• Work task:
Find the word "qact" in the data, then copy each line where it is found.

(Provided records begins)

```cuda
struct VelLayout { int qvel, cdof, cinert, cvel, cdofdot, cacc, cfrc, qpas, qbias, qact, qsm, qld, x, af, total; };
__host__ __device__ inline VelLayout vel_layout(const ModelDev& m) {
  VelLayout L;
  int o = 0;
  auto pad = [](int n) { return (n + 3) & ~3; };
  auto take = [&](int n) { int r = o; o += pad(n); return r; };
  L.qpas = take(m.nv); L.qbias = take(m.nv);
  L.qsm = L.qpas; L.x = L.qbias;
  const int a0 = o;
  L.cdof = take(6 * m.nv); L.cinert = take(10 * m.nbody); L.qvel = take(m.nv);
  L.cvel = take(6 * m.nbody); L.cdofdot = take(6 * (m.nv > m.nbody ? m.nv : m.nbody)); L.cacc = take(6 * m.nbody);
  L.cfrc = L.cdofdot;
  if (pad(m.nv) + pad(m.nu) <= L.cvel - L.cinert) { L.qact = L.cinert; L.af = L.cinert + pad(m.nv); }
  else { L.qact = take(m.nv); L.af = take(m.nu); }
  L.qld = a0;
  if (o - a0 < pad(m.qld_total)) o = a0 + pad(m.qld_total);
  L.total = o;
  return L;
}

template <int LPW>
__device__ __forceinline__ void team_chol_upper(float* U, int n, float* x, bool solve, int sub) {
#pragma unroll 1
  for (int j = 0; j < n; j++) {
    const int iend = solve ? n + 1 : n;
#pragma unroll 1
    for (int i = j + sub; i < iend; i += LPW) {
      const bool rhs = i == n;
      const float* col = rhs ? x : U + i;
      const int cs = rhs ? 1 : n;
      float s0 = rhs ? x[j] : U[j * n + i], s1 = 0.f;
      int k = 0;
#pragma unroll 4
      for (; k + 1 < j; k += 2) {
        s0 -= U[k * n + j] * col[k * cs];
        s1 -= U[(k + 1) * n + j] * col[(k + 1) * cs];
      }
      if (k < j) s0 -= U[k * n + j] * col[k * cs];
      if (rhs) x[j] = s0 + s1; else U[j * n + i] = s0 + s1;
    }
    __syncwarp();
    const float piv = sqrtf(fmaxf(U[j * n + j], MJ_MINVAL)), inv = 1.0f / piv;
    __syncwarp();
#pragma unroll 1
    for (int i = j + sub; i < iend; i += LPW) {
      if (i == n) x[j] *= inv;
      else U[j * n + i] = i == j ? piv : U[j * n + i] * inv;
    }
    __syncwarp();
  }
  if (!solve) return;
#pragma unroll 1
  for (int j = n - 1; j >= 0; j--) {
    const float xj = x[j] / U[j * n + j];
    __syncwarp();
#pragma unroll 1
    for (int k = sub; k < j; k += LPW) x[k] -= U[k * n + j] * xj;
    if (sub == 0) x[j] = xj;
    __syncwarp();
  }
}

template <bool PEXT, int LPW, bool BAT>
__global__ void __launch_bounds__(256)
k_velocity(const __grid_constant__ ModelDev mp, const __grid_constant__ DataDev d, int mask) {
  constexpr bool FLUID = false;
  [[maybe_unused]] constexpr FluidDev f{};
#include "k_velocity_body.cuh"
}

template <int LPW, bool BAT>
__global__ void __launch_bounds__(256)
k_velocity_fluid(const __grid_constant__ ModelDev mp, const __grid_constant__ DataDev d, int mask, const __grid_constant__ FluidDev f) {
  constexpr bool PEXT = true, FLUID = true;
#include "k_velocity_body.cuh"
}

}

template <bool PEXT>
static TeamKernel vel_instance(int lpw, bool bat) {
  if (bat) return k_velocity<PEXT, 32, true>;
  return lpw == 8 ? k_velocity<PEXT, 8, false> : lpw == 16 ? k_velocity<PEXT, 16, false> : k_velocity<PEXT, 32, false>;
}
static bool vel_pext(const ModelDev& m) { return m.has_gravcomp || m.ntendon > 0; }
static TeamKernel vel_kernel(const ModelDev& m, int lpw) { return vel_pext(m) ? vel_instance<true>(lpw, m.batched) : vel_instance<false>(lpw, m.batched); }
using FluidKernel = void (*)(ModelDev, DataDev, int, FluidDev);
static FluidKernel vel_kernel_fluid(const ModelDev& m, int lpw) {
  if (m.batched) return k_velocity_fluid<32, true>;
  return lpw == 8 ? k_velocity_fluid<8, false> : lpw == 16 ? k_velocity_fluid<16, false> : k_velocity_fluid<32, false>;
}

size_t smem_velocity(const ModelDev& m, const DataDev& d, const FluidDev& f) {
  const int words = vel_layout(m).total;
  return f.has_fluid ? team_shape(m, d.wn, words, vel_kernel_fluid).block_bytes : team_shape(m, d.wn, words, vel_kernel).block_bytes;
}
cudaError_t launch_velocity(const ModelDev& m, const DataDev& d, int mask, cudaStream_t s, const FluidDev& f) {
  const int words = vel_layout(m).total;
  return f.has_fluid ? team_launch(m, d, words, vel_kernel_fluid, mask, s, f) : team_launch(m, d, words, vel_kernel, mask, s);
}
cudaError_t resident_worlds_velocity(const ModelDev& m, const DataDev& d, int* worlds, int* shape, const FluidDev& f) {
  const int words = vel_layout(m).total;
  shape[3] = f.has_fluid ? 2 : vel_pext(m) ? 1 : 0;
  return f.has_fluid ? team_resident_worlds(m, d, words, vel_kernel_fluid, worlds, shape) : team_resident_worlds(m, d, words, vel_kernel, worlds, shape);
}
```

(Provided records ends)
(Provided records begins)

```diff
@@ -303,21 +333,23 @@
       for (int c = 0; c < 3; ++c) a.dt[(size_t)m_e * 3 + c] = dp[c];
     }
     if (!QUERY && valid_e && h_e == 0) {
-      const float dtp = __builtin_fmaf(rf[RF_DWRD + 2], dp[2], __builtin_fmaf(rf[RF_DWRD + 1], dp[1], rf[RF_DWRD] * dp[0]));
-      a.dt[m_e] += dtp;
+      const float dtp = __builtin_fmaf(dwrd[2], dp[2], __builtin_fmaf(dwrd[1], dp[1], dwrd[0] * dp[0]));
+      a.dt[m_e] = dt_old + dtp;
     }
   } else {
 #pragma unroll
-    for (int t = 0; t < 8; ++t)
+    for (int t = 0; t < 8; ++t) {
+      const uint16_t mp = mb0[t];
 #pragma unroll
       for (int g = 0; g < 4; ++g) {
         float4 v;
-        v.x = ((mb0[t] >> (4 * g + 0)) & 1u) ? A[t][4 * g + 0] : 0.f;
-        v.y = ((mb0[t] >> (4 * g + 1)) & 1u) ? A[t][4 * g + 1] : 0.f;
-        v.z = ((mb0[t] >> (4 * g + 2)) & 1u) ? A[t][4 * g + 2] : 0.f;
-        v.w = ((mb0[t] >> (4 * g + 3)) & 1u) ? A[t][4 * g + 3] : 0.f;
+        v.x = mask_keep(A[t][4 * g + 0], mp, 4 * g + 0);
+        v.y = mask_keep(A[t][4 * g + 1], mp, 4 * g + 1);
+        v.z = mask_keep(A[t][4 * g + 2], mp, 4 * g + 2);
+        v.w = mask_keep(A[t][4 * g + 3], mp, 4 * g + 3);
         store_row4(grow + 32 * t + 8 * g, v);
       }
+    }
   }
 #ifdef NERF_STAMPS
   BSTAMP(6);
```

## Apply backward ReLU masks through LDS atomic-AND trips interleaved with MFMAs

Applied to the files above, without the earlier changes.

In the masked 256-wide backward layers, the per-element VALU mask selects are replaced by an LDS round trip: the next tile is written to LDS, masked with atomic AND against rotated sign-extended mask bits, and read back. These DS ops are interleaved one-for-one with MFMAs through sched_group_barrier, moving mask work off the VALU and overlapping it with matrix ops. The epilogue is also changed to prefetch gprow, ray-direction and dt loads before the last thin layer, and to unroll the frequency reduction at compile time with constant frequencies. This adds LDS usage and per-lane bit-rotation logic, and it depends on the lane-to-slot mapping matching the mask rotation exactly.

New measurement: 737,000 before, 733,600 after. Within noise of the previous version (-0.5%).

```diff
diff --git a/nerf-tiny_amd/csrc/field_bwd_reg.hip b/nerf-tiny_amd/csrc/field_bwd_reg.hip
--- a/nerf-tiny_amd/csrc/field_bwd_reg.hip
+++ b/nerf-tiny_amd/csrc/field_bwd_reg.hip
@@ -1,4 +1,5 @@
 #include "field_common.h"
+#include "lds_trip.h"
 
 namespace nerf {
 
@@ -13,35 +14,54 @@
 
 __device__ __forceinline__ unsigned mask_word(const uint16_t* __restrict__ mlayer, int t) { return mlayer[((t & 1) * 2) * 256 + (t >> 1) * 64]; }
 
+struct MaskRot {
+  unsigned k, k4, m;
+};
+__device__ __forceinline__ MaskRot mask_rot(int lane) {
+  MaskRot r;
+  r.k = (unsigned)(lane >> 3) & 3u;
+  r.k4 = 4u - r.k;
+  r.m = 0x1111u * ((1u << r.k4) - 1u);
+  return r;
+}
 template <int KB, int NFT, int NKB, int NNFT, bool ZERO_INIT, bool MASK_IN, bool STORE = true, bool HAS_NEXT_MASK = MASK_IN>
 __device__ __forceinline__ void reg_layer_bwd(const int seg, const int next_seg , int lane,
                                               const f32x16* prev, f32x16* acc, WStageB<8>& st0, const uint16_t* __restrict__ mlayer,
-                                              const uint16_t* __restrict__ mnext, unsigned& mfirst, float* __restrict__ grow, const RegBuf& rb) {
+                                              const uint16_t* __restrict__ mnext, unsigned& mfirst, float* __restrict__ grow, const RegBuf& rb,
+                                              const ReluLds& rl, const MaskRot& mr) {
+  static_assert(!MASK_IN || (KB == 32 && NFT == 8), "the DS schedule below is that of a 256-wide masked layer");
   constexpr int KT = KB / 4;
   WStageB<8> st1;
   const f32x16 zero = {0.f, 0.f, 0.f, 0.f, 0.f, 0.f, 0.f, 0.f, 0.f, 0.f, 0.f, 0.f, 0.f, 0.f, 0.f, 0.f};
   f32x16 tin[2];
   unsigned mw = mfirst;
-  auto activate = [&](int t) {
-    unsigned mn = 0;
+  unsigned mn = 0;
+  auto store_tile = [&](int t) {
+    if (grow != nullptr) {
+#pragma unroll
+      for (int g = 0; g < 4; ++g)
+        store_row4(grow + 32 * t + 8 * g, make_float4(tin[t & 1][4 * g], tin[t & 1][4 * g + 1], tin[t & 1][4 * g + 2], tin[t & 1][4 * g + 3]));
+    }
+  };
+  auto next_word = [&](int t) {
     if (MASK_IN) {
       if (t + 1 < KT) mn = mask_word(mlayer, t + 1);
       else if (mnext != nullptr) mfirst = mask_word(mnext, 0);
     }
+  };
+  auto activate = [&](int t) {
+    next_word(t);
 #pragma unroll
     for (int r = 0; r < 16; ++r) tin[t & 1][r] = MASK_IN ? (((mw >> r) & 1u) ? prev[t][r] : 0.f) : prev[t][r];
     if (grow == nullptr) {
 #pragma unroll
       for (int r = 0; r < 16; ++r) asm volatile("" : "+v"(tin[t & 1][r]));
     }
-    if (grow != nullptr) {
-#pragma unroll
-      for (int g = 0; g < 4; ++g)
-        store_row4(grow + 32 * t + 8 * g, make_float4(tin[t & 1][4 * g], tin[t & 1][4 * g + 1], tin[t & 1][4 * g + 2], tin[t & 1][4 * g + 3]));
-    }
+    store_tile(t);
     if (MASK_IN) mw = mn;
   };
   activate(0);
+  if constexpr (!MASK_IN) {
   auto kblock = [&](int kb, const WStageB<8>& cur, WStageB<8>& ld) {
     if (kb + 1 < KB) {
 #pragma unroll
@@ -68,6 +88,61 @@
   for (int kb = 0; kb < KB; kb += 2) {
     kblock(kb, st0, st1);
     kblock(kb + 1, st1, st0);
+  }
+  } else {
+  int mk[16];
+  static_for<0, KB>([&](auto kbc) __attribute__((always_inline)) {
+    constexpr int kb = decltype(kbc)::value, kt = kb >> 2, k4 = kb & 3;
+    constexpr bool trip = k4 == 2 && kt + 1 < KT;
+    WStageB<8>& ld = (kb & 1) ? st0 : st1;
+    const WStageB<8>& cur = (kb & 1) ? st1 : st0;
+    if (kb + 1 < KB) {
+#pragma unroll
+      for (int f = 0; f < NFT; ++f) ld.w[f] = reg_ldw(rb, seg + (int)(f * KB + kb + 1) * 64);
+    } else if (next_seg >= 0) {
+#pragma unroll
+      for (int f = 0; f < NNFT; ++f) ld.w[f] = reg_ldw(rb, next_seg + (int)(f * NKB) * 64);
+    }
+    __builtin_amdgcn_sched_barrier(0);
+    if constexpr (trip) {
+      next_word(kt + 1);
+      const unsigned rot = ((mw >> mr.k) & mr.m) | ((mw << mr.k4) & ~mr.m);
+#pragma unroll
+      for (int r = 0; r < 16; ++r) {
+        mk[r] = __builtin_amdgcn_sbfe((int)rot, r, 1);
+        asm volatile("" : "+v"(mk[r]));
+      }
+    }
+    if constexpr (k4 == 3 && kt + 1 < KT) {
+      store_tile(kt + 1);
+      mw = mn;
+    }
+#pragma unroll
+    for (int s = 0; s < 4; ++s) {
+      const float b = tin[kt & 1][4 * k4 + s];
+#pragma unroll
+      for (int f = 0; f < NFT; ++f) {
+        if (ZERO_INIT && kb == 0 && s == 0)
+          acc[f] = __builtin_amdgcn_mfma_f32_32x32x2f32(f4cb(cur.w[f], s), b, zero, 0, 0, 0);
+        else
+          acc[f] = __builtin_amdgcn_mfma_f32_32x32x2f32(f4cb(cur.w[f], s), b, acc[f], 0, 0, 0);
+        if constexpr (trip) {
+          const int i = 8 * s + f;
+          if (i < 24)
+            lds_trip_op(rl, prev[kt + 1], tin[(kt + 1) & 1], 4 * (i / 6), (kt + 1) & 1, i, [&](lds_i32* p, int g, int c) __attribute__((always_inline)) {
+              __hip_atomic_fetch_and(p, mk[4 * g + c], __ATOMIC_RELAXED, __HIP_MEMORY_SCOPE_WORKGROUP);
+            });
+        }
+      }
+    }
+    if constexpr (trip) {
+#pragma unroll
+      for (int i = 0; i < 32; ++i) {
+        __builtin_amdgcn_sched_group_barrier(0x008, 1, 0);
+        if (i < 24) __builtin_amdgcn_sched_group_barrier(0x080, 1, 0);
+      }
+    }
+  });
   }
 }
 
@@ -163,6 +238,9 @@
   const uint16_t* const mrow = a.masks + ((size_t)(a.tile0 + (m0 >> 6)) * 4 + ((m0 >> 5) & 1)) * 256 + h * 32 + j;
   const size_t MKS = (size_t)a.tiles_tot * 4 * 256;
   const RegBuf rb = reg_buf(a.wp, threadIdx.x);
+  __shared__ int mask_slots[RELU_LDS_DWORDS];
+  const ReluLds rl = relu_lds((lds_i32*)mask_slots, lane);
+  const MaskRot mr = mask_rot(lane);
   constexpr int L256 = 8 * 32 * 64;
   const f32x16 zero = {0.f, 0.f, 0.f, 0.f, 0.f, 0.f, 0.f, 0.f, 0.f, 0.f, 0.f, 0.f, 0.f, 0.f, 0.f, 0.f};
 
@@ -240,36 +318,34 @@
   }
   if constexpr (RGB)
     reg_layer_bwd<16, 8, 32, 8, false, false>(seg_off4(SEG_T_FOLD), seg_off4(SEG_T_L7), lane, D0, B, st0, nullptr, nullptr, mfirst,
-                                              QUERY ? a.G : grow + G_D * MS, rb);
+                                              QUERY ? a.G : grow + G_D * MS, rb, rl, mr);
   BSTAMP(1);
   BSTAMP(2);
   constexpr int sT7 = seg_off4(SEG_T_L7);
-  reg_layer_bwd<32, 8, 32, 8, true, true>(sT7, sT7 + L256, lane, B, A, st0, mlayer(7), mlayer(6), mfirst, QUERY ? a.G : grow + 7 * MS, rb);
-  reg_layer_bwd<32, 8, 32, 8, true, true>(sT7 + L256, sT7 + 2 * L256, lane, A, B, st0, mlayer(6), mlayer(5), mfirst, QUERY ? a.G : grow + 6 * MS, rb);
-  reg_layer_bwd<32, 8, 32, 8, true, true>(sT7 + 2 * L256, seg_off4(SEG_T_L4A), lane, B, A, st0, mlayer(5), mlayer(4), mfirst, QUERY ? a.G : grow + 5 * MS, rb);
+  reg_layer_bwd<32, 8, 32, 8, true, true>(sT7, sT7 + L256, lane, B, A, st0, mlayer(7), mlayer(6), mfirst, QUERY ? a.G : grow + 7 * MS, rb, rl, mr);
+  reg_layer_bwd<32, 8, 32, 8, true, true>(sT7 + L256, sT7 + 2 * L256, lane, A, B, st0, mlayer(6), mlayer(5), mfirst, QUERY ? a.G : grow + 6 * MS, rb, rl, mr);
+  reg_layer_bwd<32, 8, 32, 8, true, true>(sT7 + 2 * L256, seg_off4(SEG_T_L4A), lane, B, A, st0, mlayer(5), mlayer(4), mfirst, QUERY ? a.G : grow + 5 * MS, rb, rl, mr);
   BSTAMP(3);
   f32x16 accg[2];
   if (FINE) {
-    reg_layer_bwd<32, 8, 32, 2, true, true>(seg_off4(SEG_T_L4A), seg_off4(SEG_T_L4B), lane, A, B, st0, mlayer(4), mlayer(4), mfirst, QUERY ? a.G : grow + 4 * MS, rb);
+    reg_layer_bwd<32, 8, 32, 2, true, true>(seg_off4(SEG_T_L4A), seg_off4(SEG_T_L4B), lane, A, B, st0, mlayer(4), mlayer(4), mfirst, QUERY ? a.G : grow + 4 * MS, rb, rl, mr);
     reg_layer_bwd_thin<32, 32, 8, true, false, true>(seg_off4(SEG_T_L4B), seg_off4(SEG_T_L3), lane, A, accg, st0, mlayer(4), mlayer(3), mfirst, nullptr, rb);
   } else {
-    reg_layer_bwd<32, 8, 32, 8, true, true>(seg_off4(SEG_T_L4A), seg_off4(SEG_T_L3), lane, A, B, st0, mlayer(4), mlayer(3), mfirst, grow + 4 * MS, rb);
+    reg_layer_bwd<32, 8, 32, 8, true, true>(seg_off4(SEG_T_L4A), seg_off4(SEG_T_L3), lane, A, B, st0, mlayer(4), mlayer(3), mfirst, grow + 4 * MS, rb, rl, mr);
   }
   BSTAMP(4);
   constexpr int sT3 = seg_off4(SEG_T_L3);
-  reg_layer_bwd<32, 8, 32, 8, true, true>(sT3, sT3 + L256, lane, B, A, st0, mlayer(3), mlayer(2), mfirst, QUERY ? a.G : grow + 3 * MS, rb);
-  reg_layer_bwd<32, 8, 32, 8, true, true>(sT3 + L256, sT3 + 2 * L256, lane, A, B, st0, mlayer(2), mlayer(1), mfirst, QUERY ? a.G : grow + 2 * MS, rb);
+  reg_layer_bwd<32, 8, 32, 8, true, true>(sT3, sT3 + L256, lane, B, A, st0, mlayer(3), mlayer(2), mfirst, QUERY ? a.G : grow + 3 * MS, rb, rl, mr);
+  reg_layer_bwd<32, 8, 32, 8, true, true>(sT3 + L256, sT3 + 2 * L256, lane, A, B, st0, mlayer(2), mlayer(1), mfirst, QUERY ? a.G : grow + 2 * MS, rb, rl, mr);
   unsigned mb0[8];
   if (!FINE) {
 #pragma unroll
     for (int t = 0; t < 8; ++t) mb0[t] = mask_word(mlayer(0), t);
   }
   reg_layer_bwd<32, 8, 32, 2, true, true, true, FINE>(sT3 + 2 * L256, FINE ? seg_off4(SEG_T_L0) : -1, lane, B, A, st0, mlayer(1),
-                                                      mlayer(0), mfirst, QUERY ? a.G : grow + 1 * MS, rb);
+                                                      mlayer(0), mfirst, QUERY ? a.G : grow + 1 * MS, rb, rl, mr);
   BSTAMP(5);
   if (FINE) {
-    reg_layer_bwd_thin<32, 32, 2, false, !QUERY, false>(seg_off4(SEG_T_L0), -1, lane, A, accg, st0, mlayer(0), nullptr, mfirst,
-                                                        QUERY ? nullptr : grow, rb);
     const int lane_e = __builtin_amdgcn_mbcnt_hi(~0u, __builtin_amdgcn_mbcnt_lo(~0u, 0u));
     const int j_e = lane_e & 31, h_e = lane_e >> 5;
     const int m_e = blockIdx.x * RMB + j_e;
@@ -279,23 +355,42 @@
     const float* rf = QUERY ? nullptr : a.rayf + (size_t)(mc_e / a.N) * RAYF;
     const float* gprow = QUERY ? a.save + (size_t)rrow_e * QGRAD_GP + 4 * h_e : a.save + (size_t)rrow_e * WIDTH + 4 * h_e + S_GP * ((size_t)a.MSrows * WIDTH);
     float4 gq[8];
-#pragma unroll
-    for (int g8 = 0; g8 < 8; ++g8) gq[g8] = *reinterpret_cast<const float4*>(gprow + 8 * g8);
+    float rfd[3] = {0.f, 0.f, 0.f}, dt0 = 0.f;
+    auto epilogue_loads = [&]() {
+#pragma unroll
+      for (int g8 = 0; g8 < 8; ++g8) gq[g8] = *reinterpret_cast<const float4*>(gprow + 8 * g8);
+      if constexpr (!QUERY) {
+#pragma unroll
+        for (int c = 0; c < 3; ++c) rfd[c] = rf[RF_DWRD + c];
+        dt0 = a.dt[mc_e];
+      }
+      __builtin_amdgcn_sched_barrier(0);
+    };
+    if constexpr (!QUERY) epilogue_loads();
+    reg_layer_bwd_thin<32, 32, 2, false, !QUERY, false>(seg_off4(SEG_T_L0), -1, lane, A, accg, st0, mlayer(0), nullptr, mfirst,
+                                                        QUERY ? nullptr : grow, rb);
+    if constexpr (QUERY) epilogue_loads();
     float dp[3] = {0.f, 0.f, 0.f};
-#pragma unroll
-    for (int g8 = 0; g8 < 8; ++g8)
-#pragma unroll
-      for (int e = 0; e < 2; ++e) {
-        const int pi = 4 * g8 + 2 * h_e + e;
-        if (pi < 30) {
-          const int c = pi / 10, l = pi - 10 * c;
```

(Provided records ends)

• Expected answer:
struct VelLayout { int qvel, cdof, cinert, cvel, cdofdot, cacc, cfrc, qpas, qbias, qact, qsm, qld, x, af, total; };
  if (pad(m.nv) + pad(m.nu) <= L.cvel - L.cinert) { L.qact = L.cinert; L.af = L.cinert + pad(m.nv); }
  else { L.qact = take(m.nv); L.af = take(m.nu); }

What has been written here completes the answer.